Reversed and remanded.

NOTES

[1] Throughout these proceedings, Myrna Coddon's husband, Steve Coddon, acted as her attorney-in-fact. Myrna Coddon is now deceased, and Steve Coddon is personal representative for the estate. When referring to Coddon in this opinion, we mean Steve Coddon unless otherwise noted.

[2] This opinion will refer to Youngkrantz in the singular to mean both of the respondents and will usually mean Galen Youngkrantz particularly because he was the party who acted on behalf of respondents throughout these proceedings.

[3] The notice also informed Coddon that he would need to pay the cost of service of the notice according to the statute, but that amount was not indicated.
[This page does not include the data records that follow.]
extern "C" int dge_pack_conv_weights_multi(const long long* table_host, void* descs_dev, int n, int upload, hipStream_t s) {
    DGE_CHECK(n > 0 && n <= 4096, "pack_multi: bad entry count %d", n);
    static thread_local std::vector<DgePackDesc> host;
    host.resize(n);
    long long pairs = 0, tiles = 0;
    for (int i = 0; i < n; i++) {
        const long long* r = table_host + (size_t)i * 8;
        DgePackDesc& d = host[i];
        d.w = (const float*)r[0]; d.out = (void*)r[1];
        d.cout = (int)(r[2] & 0xffffffffLL); d.cin = (int)(r[2] >> 32);
        d.ks = (int)(r[3] & 0xffffffffLL); d.mode = (int)(r[3] >> 32);
        d.dtype = (int)r[4];
        const unsigned bits = (unsigned)r[5]; memcpy(&d.scale, &bits, 4);
        const int bm = d.mode & 0xff;
        DGE_CHECK(bm >= 0 && bm <= 6 && (d.mode & ~0x1ff) == 0, "pack_multi: bad mode %d", d.mode);
        DGE_CHECK((bm != 1 && bm < 3) || d.ks == 3, "pack_multi: up fold needs a 3x3 kernel");
        const int nvalid = (bm == 1 || bm == 4) ? 4 * d.cout : (bm >= 2 ? d.cin : d.cout);
        d.ntot = dge_packed_n(nvalid);
        d.kdim = bm == 2 ? d.cout : ((bm == 3 || bm == 5 || bm == 6) ? 4 * d.cout : d.cin);
        DGE_CHECK(!(d.mode & 0x100) || (d.dtype == DGE_BF16 && d.ntot % 32 == 0 && d.kdim % 16 == 0),
                  "pack_multi: fragment order needs bf16, N %% 32 == 0, K %% 16 == 0");
        d.pair_start = pairs;
        pairs += (long long)d.ntot * d.kdim;
        d.out2 = nullptr; d.ntot2 = d.kdim2 = d.mode2 = d.tiles_i = 0;
        DGE_CHECK(d.ntot % 32 == 0, "pack_multi: packed N is padded to the N tile (multiple of 32)");
    }
    static int nopair = -1;
    if (nopair < 0) nopair = getenv("DGE_PACK_NOPAIR") ? 1 : 0;
    std::vector<char> absorbed(n, 0);
    if (!nopair)
        for (int i = 0; i < n; i++) {
            DgePackDesc& f = host[i];
            if ((f.mode & 0xff) != 0 || f.dtype != DGE_BF16 || f.ks != 3 || (f.kdim & 7) || absorbed[i]) continue;
            for (int j = 0; j < n; j++) {
                const DgePackDesc& g = host[j];
                if (j == i || absorbed[j] || g.out2 || (g.mode & 0xff) != 2 || g.w != f.w || g.dtype != DGE_BF16 || g.ks != 3 || (g.kdim & 7) ||
                    g.cout != f.cout || g.cin != f.cin || g.scale != f.scale)
                    continue;
                f.out2 = g.out; f.ntot2 = g.ntot; f.kdim2 = g.kdim; f.mode2 = g.mode;
                absorbed[j] = 1;
                break;
            }
        }
    for (int i = 0; i < n; i++) {
        DgePackDesc& d = host[i];
        d.tile_start = tiles;
        if (absorbed[i]) continue;
        if (d.out2) {
            const int to = std::max(d.ntot / 32, (d.kdim2 + 31) / 32);
            d.tiles_i = std::max((d.kdim + 31) / 32, d.ntot2 / 32);
            tiles += (long long)to * d.tiles_i;
        } else {
            tiles += (long long)(d.ntot / 32) * ((d.kdim + 31) / 32);
        }
    }
    if (upload) {
        hipStreamCaptureStatus cs = hipStreamCaptureStatusNone;
        if (hipStreamIsCapturing(s, &cs) == hipSuccess)
            DGE_CHECK(cs == hipStreamCaptureStatusNone, "pack_multi: the descriptor table changed inside a stream capture; run the step eagerly once first");
        hipError_t e = hipMemcpyAsync(descs_dev, host.data(), (size_t)n * sizeof(DgePackDesc), hipMemcpyHostToDevice, s);
        DGE_CHECK(e == hipSuccess, "pack_multi: descriptor upload failed: %s", hipGetErrorString(e));
    }
    static int untiled = -1;
    if (untiled < 0) untiled = getenv("DGE_PACK_UNTILED") ? 1 : 0;
    if (untiled) {
        long long blocks = (pairs + 255) / 256;
        const int grid = (int)(blocks > 8192 ? 8192 : blocks);
        hipLaunchKernelGGL(pack_multi_kernel, dim3(grid), dim3(256), 0, s, (const DgePackDesc*)descs_dev, n, pairs);
    } else {
        const int grid = (int)(tiles > 4096 ? 4096 : tiles);
        hipLaunchKernelGGL(pack_multi_tiled_kernel, dim3(grid), dim3(256), 0, s, (const DgePackDesc*)descs_dev, n, tiles);
    }
    DGE_LAUNCH_CHECK("pack_conv_weights_multi");
    return 0;
}
extern "C" int dge_pack_desc_bytes(void) { return (int)sizeof(DgePackDesc); }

[4] Youngkrantz did not explain why he returned the money order and interest checks that were sent to him directly. Presumably, they lacked the additional $.14 per day interest that was still mounting because the June payment was not negotiated but instead was sent back to Coddon.

[5] The notice also relied on unpaid daily interest of $.14 per day. Daily interest was not a term of the written contract, and failure to pay this minimal sum fully was not a material breach or substantial failure of performance.

[6] The trial court ruled that Coddon waived and was estopped from claiming any defense of waiver based on Youngkrantz's acceptance of partial payment and based this ruling on a March 18, 1995, letter from Coddon to Youngkrantz. Our review of this letter, which is unrelated to this cancellation proceeding, does not support the trial court's ruling. Further, Youngkrantz's acceptance of the June and July payments was more than waiver. It was acceptance of payments under the contract that satisfied Coddon's performance.

[7] Based on unrefuted testimony of Coddon.

[8] Because we reverse the judgment, we do not decide whether Steve Coddon was personally liable to respondents.